I have a confession to make. The first thing I look at when I walk into a new church is their drums. You can tell a lot about a worship team by just looking at their drum set-up. What’s their style? How loud do they play? How current are they? How much does the church invest in gear? The drums can make a big difference.
The biggest complaint you hear about drums is that they are too loud, so what most churches do is put up a shield. Then they put a roof on top of that shield. Then they build a fully enclosed booth. Then comes the dreaded electronic kit. What they don’t realize is there is a reason the drums sound so obnoxious, and that there is a solution.
Check Your Cymbals
The number one thing that makes a drum kit sound loud are the cymbals. Cymbals have the potential to cut through the entire mix and drown out everything. The problem is a lot of churches don’t feel the need to invest in quality cymbals so they buy the cheapest ones they can find. Most inexpensive cymbals are loud and have a very unpleasing tone. Those two attributes together are what bothers people’s ears. The other problem is sometimes a church has invested in a quality cymbal pack but the cymbals are the wrong type of cymbals. Super thick and bright cymbals that are good for heavy metal concerts are not what you want in a church setting where volume is an issue. What you want to find are cymbals that are three things: Dark, Thin and Light. These types of cymbals are used mostly for jazz and recording. The most common brand for these are the “K” series by Zildjian. If you have a chance, go in to your local Guitar Center and test the difference between a Zildjian “K Light Hi-Hat” versus a Zildjian “Z Custom Hi-Hat”. You will hear a huge difference between the two sets. For crashes I like the Zildjian “K Dark Thin Crash” cymbal anywhere between 18” and 20”. For a ride I like the Zildjian “K Light Ride” or the “K Custom Dark Ride”. Almost all cymbal companies make jazz versions of their cymbals. There are also some new companies that are making really nice dark and thin hand-made cymbals such as Heartbeat Cymbals and Dream Cymbals. You don’t need a million cymbals. Just a crash, a ride, and a pair of hi-hats.
Change Your Heads
Another thing that churches are notorious for is not changing the drum heads. A new set of drum heads can make the difference between sounding like a musical instrument or sounding like a slamming car door. There are so many drum heads out there and everyone has different preferences but a good place to start would be coated Remo Emperors for snare and toms and a Remo Powerstroke 3 for your bass drum. The Emperors have a warm sound, and if you need to take care of unwanted overtones grab a pack of Moongel as well. I would much rather play on an inexpensive drum kit with new heads that are tuned properly than an expensive drum kit with old nasty heads that haven’t been tuned. You don’t need a bunch of toms either. All you need is one rack tom and one floor tom.
Swap Your Sticks
The third thing you can do to tame your drums is change your sticks. In general, the longer, thicker, and heavier the sticks; the louder you will play. Look for something thin and have a small tip. I like the Vic Firth Peter Erskine signature sticks with the round tip. Pretty much any sticks that are made for jazz would be what you want to try. This can help allow you or your drummer to still play confidently but not as loud. If this is still too loud you can try Promark Hot Rods. These are great for small acoustic worship sets.

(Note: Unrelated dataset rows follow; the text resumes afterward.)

@@ -309,12 +336,13 @@
         return sh;
     }
     __device__ __forceinline__ int stretch_to(int m) const { return min(I - max((((I - 1) >> 4) - m) << 4, 0), J); }
+    template <bool NARROW>
     __device__ __forceinline__ void grid_load(const WaveMem &wm, int ql, unsigned (&w)[VB]) const
     {
 #pragma unroll
         for (int m = 0; m < VB; ++m) {
             const int L = stretch_to(m), ie = I - L, je = J - L;
-            w[m] = wm.row16(ie >> 4, ql, max(je, 1)).x;
+            w[m] = wm.row16_h<NARROW>(ie >> 4, ql, max(je, 1));
         }
     }
     __device__ __forceinline__ bool verify_apply(const unsigned (&tw)[17], const unsigned (&qw)[17], const WinShift sh, const unsigned (&w)[VB], int half,
@@ -362,9 +390,12 @@
         const int lc = J - ((J - 1) & ~(CK - 1));
         return J > CK && lc < stretch_to(0) ? lc : 0;
     }
+    template <bool NARROW>
     __device__ __forceinline__ unsigned edge_load(const WaveMem &wm, int nb, int lc) const
     {
         const int r0 = I - lc - 1, b = (J - 1) / CK;
+        if (NARROW)
+            return WaveMem::at32<unsigned>(wm.cku, (unsigned)(((r0 >> 5) * (nb - 1) + (b - 1)) * 16384 + ((r0 & (R - 1)) >> 2) * 1024 + (r0 & 3) * 4) + 16u * wm.lane);
         return WaveMem::at32<unsigned>(wm.cku, 4u * ((unsigned)((((r0 >> 5) * (nb - 1) + (b - 1)) * 64 + 2 * (r0 & (R - 1))) * 64) + wm.lane));
     }
     __device__ __forceinline__ bool edge_apply(const unsigned w, const unsigned (&tw)[5], const unsigned (&qw)[5], const WinShift sh, int lc, int half,
@@ -442,7 +473,7 @@
     LAST_ROW_STORED = 2,
 };
 
-template <int LAST, int CODES>
+template <int LAST, int CODES, bool NARROW>
 __device__ __forceinline__ void ck_strip(const int k, const int tl, const int ql, const int nb, const WaveMem &wm, const unsigned *qst, const unsigned *tst,
                                          const LaneConsts &c, const int gopen, const int gext, const int base, const bool indel, int &bestA,
                                          int &bestA_i, int &bestB, int &bestB_i, int &keyA, int &keyB, unsigned &corner)
@@ -469,6 +500,11 @@
     const uint2 *bp = wm.bnd + ((size_t)k * (ql + 1) + 1) * 64;
     uint2 *bo = wm.bnd + ((size_t)(k + 1) * (ql + 1) + 1) * 64;
     uint2 *mp = wm.mid + (size_t)k * ql * 64;
+    char *mg = reinterpret_cast<char *>(const_cast<uint2 *>(wm.rows)) + (size_t)8 * wm.mid_off + (size_t)k * ql * 512;
+    char *cg = reinterpret_cast<char *>(const_cast<unsigned *>(wm.cku)) + (size_t)k * (nb - 1) * 16384;
+    const unsigned l16 = 16u * wm.lane, l8 = 8u * wm.lane;
+    unsigned mh[4] = {0u, 0u, 0u, 0u}, md0 = 0u, md[2] = {0u, 0u};
+    unsigned me[2] = {0u, 0u};
     unsigned *ckp = wm.ck + (size_t)k * (nb - 1) * 64 * 64;
     unsigned hd = bp[-64].x;
     int j = 1;
@@ -480,8 +516,18 @@
         else
             column<R, true, true, false>(h, f, t, __builtin_amdgcn_perm(qb, qa, 0x0c040c00u + 0x00010001u * u), hd, e, c, nullptr, &mid);
         hd = top.x;
-        if (!(MGL_CK_ABLATE & 4)) mp[0] = mid;
-        mp += 64;
+        if (NARROW) {
+            mh[u] = mid.x;
+            if (u < 2) me[u] = mid.y;
+            const unsigned d = pk_sub(mid.x, mid.y);
+            if (u & 1)
+                md[u >> 1] = __builtin_amdgcn_perm(d, md0, 0x06040200u);
+            else
+                md0 = d;
+        } else {
+            if (!(MGL_CK_ABLATE & 4)) mp[0] = mid;
+            mp += 64;
+        }
         if (LAST == NOT_LAST) {
             bo[0] = make_uint2(h[R - 1], e);
         } else {
@@ -501,13 +547,37 @@
         }
         if (LAST != LAST_ROW_KEYS) bo += 64;
     };
+    auto mid_group = [&](const int cols) {
+        if (cols == 3) md[1] = __builtin_amdgcn_perm(md0, md0, 0x06040200u);
+        if (!(MGL_CK_ABLATE & 4)) {
+            *reinterpret_cast<uint4 *>(mg + l16) = make_uint4(mh[0], mh[1], mh[2], mh[3]);
+            *reinterpret_cast<uint2 *>(mg + 1024 + l8) = make_uint2(md[0], md[1]);
+        }
+        mg += 1536;
+    };
     auto save = [&]() {
-#pragma unroll
-        for (int r = 0; r < R; ++r) {
-            ckp[(size_t)(2 * r) * 64] = h[r];
-            ckp[(size_t)(2 * r + 1) * 64] = f[r];
-        }
-        ckp += 64 * 64;
+        if (NARROW) {
+#pragma unroll
+            for (int x = 0; x < R / 4; ++x) *reinterpret_cast<uint4 *>(cg + x * 1024 + l16) = make_uint4(h[4 * x], h[4 * x + 1], h[4 * x + 2], h[4 * x + 3]);
+#pragma unroll
+            for (int x = 0; x < R / 8; ++x) {
+                unsigned d[4];
+#pragma unroll
+                for (int y = 0; y < 4; ++y) {
+                    const int r = 8 * x + 2 * y;
+                    d[y] = __builtin_amdgcn_perm(pk_sub(h[r + 1], f[r + 1]), pk_sub(h[r], f[r]), 0x06040200u);
+                }
+                *reinterpret_cast<uint4 *>(cg + (R / 4 + x) * 1024 + l16) = make_uint4(d[0], d[1], d[2], d[3]);
+            }
+            cg += 16384;
+        } else {
+#pragma unroll
+            for (int r = 0; r < R; ++r) {
+                ckp[(size_t)(2 * r) * 64] = h[r];
+                ckp[(size_t)(2 * r + 1) * 64] = f[r];
+            }
+            ckp += 64 * 64;
+        }
     };
     uint2 n0 = bp[0], n1 = bp[64], n2 = bp[128], n3 = bp[192];
     unsigned nqa = qst[0], nqb = qst[64];
@@ -527,12 +597,21 @@
         one_column(top1, qa, qb, 1);
         one_column(top2, qa, qb, 2);
         one_column(top3, qa, qb, 3);
+        if (NARROW) mid_group(4);
     }
     if (j <= ql) {
         if (j > 1 && ((j - 1) & (CK - 1)) == 0) save();
         one_column(n0, nqa, nqb, 0);
         if (j + 1 <= ql) one_column(n1, nqa, nqb, 1);
         if (j + 2 <= ql) one_column(n2, nqa, nqb, 2);
+        if (NARROW) {
+            if (j + 2 <= ql) {
+                mid_group(3);
+            } else if (!(MGL_CK_ABLATE & 4)) {
+                *reinterpret_cast<uint2 *>(mg + l8) = make_uint2(mh[0], me[0]);
+                if (j + 1 <= ql) *reinterpret_cast<uint2 *>(mg + 512 + l8) = make_uint2(mh[1], me[1]);
+            }
+        }
     }
     if (LAST != NOT_LAST) {
         corner = h[R - 1];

Try investing in these things before caging up your drum kit. Maybe the problem wasn’t even volume and it was simply the quality of sound coming from your drum kit. If you are a drummer and your church doesn’t have a big budget, consider investing in a quality set of cymbals of your own. Stick with a small set-up more like what you would see a jazz drummer playing in a small club. Investing in your drum kit can make a huge difference in the overall quality of sound coming from your Worship Team.